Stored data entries

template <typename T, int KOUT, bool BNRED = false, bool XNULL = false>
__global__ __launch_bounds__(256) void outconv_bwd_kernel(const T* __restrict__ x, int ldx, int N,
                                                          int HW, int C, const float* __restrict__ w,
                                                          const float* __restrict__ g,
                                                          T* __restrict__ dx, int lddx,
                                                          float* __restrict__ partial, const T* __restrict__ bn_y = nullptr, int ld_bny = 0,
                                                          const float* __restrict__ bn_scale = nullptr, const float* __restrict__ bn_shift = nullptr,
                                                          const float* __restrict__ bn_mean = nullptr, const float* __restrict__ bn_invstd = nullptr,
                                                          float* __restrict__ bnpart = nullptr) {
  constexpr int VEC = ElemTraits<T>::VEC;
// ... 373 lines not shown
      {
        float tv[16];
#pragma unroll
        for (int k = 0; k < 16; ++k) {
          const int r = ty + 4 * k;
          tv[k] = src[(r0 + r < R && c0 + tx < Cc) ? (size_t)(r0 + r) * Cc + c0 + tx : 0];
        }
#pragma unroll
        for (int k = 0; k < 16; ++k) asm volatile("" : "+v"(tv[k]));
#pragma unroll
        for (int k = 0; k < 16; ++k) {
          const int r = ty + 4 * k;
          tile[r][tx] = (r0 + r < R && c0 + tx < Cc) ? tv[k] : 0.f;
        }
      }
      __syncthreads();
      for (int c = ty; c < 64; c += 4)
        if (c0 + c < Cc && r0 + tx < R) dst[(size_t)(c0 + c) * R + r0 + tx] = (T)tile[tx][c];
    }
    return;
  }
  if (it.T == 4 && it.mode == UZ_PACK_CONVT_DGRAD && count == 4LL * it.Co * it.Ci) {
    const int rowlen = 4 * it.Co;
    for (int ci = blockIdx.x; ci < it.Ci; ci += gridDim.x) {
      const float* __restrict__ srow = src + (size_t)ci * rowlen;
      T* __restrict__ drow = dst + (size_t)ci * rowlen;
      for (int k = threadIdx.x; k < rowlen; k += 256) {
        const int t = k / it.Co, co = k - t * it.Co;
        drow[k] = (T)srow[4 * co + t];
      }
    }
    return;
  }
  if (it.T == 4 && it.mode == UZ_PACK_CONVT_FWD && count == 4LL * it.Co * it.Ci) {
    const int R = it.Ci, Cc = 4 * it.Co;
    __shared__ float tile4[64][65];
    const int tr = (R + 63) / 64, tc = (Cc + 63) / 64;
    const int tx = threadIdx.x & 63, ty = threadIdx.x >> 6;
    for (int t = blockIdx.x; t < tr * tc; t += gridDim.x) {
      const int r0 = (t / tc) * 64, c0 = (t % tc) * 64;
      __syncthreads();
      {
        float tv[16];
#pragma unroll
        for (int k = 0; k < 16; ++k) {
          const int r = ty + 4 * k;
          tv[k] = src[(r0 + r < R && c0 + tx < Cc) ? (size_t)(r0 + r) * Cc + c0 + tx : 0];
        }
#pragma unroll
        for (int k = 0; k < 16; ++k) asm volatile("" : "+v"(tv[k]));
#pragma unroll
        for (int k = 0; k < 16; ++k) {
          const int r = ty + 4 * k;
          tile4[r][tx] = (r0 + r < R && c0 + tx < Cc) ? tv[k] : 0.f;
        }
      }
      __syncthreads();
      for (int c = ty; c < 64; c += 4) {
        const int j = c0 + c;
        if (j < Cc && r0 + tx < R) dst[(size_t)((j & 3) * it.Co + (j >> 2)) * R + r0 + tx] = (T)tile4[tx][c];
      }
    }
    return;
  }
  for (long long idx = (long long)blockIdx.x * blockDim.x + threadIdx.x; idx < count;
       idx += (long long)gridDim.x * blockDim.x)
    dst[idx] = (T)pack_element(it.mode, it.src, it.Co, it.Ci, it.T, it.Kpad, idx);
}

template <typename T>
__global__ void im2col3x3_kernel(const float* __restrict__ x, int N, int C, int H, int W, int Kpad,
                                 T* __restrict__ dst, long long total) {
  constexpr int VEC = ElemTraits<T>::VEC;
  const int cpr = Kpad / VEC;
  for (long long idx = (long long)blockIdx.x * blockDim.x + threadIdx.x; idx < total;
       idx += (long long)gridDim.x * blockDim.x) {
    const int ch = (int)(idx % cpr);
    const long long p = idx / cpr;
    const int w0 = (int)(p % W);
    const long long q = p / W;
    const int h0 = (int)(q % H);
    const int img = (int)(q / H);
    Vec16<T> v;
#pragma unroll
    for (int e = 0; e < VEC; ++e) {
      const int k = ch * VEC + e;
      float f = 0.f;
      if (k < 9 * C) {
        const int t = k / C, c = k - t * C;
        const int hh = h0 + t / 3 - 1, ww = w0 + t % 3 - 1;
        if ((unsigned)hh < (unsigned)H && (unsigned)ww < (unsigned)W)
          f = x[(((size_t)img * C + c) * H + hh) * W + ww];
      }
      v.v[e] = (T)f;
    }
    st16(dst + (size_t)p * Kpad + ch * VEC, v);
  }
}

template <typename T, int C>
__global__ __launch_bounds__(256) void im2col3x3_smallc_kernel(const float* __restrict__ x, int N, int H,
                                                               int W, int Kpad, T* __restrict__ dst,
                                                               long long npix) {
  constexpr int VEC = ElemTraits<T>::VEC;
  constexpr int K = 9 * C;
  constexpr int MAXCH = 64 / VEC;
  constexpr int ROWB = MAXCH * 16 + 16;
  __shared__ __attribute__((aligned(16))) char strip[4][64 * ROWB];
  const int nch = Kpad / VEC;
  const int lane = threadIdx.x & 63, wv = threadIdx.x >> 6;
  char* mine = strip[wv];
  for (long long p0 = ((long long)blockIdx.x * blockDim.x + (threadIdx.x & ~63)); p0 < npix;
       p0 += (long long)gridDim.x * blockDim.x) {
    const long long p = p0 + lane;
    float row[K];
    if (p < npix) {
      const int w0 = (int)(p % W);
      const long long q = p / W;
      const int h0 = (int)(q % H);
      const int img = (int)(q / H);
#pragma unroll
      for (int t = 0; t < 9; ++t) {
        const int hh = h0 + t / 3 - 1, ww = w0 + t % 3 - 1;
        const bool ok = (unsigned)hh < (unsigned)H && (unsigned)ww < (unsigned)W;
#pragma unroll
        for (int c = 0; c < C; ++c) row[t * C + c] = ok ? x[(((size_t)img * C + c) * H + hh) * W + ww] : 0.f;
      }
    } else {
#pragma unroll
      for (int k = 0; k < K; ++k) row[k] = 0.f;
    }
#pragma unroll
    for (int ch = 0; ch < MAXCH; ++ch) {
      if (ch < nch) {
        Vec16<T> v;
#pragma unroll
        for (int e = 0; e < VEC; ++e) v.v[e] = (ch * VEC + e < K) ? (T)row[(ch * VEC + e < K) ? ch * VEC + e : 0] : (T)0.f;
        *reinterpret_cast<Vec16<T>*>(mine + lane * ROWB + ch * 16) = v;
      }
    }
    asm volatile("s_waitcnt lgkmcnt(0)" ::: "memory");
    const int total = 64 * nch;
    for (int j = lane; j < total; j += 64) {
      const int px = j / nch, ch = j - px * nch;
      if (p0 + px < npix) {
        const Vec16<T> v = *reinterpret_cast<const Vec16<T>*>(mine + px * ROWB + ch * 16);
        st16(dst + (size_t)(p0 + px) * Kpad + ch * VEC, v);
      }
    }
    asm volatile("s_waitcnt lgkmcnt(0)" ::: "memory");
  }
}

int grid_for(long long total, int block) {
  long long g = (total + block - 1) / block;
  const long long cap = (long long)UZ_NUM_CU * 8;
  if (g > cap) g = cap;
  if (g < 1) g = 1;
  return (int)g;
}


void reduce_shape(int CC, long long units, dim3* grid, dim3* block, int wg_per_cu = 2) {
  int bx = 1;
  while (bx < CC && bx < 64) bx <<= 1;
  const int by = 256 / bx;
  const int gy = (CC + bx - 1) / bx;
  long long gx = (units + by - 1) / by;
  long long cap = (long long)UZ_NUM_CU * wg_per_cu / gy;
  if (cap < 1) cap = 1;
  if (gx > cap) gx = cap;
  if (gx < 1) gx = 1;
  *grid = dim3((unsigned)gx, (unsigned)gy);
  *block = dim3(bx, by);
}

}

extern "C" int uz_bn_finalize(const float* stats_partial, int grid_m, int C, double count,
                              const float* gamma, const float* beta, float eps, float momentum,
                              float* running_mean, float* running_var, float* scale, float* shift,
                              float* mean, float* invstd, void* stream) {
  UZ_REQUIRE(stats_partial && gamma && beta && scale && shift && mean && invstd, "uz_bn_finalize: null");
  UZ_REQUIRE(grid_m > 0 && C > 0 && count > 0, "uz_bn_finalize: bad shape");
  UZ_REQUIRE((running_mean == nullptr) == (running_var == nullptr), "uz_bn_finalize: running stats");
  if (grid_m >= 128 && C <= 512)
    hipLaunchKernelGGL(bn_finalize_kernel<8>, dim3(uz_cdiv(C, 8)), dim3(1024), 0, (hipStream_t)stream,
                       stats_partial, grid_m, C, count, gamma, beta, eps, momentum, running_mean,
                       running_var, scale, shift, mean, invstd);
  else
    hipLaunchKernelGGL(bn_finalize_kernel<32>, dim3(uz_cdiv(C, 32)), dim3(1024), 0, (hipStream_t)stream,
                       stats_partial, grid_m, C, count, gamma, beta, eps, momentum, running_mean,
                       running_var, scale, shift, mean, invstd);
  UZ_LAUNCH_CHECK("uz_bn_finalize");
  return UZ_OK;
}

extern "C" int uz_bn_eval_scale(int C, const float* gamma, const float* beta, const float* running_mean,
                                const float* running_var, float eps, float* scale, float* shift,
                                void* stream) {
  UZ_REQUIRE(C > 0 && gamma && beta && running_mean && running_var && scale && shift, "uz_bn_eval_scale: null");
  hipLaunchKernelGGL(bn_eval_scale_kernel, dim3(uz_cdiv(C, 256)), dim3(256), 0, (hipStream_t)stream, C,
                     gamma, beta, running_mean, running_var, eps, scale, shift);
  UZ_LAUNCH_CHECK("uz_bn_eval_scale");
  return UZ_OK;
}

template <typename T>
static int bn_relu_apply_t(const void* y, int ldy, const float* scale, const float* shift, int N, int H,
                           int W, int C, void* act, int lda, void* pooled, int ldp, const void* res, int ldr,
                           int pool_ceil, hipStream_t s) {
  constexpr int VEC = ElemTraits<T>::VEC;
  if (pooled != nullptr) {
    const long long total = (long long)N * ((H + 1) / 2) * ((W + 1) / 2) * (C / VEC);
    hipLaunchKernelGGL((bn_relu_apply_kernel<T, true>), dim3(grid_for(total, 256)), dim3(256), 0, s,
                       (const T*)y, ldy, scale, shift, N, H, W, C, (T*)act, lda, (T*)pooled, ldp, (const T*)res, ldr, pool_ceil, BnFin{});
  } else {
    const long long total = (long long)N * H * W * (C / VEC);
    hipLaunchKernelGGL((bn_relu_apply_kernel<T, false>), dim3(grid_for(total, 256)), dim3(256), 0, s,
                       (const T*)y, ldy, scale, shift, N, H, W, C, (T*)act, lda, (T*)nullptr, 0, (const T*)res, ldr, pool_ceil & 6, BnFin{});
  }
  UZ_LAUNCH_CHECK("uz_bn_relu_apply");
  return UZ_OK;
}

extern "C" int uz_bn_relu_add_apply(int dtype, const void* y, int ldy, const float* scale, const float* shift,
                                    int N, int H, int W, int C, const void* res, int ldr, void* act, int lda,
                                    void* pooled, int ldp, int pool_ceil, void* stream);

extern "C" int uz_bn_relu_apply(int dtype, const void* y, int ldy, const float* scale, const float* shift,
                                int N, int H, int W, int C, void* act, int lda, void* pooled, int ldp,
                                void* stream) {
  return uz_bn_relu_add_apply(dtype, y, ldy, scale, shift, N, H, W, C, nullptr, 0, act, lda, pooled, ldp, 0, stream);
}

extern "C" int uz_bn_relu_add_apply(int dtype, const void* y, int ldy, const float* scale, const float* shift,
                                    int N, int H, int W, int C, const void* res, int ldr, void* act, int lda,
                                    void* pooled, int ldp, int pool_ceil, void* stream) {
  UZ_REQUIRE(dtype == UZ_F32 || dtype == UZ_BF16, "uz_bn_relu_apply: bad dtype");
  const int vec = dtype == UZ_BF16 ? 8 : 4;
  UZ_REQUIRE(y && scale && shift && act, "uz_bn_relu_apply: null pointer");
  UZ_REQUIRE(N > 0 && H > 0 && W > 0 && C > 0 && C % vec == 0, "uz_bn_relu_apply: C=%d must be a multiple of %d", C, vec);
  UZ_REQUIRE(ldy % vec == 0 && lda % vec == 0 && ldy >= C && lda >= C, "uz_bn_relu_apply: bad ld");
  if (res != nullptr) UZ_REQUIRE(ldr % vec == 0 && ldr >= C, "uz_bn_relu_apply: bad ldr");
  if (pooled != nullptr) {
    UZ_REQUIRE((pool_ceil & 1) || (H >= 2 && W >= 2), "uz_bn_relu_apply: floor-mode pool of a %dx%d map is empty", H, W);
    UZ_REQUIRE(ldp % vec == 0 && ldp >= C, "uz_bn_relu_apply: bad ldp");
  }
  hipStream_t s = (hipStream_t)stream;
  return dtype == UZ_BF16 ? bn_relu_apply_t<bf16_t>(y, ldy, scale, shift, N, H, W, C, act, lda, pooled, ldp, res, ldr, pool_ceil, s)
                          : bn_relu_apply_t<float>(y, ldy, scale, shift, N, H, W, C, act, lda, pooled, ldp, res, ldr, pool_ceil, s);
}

--- WORK TASK ---
From the line holding "const Vec16<T> v" to the line holding "UZ_REQUIRE(stats_partial && gamma", inclusive, restate each line above exactly as written.

--- SOLUTION TO THE EXERCISE ---
        const Vec16<T> v = *reinterpret_cast<const Vec16<T>*>(mine + px * ROWB + ch * 16);
        st16(dst + (size_t)(p0 + px) * Kpad + ch * VEC, v);
      }
    }
    asm volatile("s_waitcnt lgkmcnt(0)" ::: "memory");
  }
}

int grid_for(long long total, int block) {
  long long g = (total + block - 1) / block;
  const long long cap = (long long)UZ_NUM_CU * 8;
  if (g > cap) g = cap;
  if (g < 1) g = 1;
  return (int)g;
}


void reduce_shape(int CC, long long units, dim3* grid, dim3* block, int wg_per_cu = 2) {
  int bx = 1;
  while (bx < CC && bx < 64) bx <<= 1;
  const int by = 256 / bx;
  const int gy = (CC + bx - 1) / bx;
  long long gx = (units + by - 1) / by;
  long long cap = (long long)UZ_NUM_CU * wg_per_cu / gy;
  if (cap < 1) cap = 1;
  if (gx > cap) gx = cap;
  if (gx < 1) gx = 1;
  *grid = dim3((unsigned)gx, (unsigned)gy);
  *block = dim3(bx, by);
}

}

extern "C" int uz_bn_finalize(const float* stats_partial, int grid_m, int C, double count,
                              const float* gamma, const float* beta, float eps, float momentum,
                              float* running_mean, float* running_var, float* scale, float* shift,
                              float* mean, float* invstd, void* stream) {
  UZ_REQUIRE(stats_partial && gamma && beta && scale && shift && mean && invstd, "uz_bn_finalize: null");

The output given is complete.